I removed the container and recreated it and this problem went away. I thought it might have been triggered by restarting the container, but restarting it worked fine. I wonder actually if this is caused by an unclean shutdown of the container, which would leave the PID file there, followed by a subsequent restart?
Version: latest, image hash 79a7fc3a2f88 (https://hub.docker.com/layers/jasonrivers/nagios/latest/images/sha256-a341182a89e6888c27cc283ca22e36b9f9ebd96deaa4b76063bdaeb8f025a16d?context=explore)

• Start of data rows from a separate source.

+                    compute_stage<BM, BN, WK, AKM, BKM, true, RS, BF, RM, RN>(acc, rs, sa, sa + BM * ROWF, ra, rb, wk, lh, CH);
+#ifdef TA3N_GEMM_STAMPS
+                    if (c + 1 < n_full || tail) KSTAMP_COMP_DONE(ks_mfull); else KSTAMP_COMP_DONE(ks_mlast);
+#endif
+                    fetch_next();
+                    buf ^= 1;
+                }
+                if (tail) {
+                    stage_ready();
+                    const float *sa = lds + buf * STAGE;
+                    if (i_seg < seg_end) {
+                        issue_one(buf ^ 1);
+                        KSTAMP_ISSUED(ks_bnd);
+                        advance();
+                    }
+                    compute_stage<BM, BN, WK, AKM, BKM, false, RS, BF, RM, RN>(acc, rs, sa, sa + BM * ROWF, ra, rb, wk, lh, tail);
+                    fetch_next();
+                    buf ^= 1;
+                }
+                scale_acc(c_scale);
+                if (++cseg >= seg_end) break;
+            }
+        } else if constexpr (NS == 2) {
             OperandStream<BM, NW, TW, PAIR, HS> oa;
             OperandStream<BN, NW, TW, PAIR, HS> ob;
             int klen = 0, scale = SK_ONE;
@@ -899,7 +1009,10 @@
                     stage_ready();
                     const float *sa = lds + buf * STAGE;
                     issue(buf ^ 1, (c + 1) * CH);
+                    KSTAMP_ISSUED(ks_int);
+                    KSTAMP_COMP_BEGIN;
                     compute_stage<BM, BN, WK, AKM, BKM, true, RS, BF, RM, RN>(acc, rs, sa, sa + BM * ROWF, ra, rb, wk, lh, CH);
+                    KSTAMP_COMP_DONE(ks_mfull);
                     buf ^= 1;
                 }
                 stage_ready();
@@ -909,9 +1022,12 @@
                 if (more) {
                     open_seg(cseg);
                     issue(buf ^ 1, 0);
+                    KSTAMP_ISSUED(ks_bnd);
                 }
                 const float *sa = lds + buf * STAGE;
+                KSTAMP_COMP_BEGIN;
                 compute_stage<BM, BN, WK, AKM, BKM, false, RS, BF, RM, RN>(acc, rs, sa, sa + BM * ROWF, ra, rb, wk, lh, krem);
+                if (krem == CH) KSTAMP_COMP_DONE(ks_mlast);
                 if (c_scale != SK_ONE) {
                     const float sc = scale_of(c_scale);
     #pragma unroll
@@ -981,7 +1097,10 @@
                         const float *sa = lds + c_buf * STAGE;
                         oa.issue(k0, klen - k0, st, wave, lane, zeros);
                         ob.issue(k0, klen - k0, st + BM * ROWF * 4, wave, lane, zeros);
+                        KSTAMP_ISSUED(ks_int);
+                        KSTAMP_COMP_BEGIN;
                         compute_stage<BM, BN, WK, AKM, BKM, true, RS, BF, RM, RN>(acc, rs, sa, sa + BM * ROWF, ra, rb, wk, lh, CH);
+                        KSTAMP_COMP_DONE(ks_mfull);
                         i_buf = (i_buf + 1 == NS) ? 0 : i_buf + 1;
                         c_buf = (c_buf + 1 == NS) ? 0 : c_buf + 1;
                     }
@@ -990,12 +1109,26 @@
     #pragma unroll 1
                 for (; c < n_chunks; ++c) {
                     wait_landed(ahead - 1);
+#ifdef TA3N_GEMM_STAMPS
+                    const bool ks_first = i_chunk == 0;
+                    const int ks_ahead = ahead;
+#endif
                     if (i_seg < seg_end) issue_one();
+#ifdef TA3N_GEMM_STAMPS
+                    if (ahead == ks_ahead) { }
+                    else if (ks_first) KSTAMP_ISSUED(ks_bnd);
+                    else KSTAMP_ISSUED(ks_int);
+#endif
                     const float *sa = lds + c_buf * STAGE;
+                    KSTAMP_COMP_BEGIN;
                     if (c < n_chunks - 1)
                         compute_stage<BM, BN, WK, AKM, BKM, true, RS, BF, RM, RN>(acc, rs, sa, sa + BM * ROWF, ra, rb, wk, lh, CH);
                     else
                         compute_stage<BM, BN, WK, AKM, BKM, false, RS, BF, RM, RN>(acc, rs, sa, sa + BM * ROWF, ra, rb, wk, lh, klen - c * CH);
+#ifdef TA3N_GEMM_STAMPS
+                    if (c < n_chunks - 1) KSTAMP_COMP_DONE(ks_mfull);
+                    else if (klen - c * CH == CH) KSTAMP_COMP_DONE(ks_mlast);
+#endif
                     c_buf = (c_buf + 1 == NS) ? 0 : c_buf + 1;
                     --ahead;
                 }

Web access to nagios goes down after resetting my server. Logs show, httpd (pid 18) already running nsca[20039]: There's already an NSCA server running (PID 17). Bailing out... Removing those PIDs manually in the docker container fixes it until the next reboot.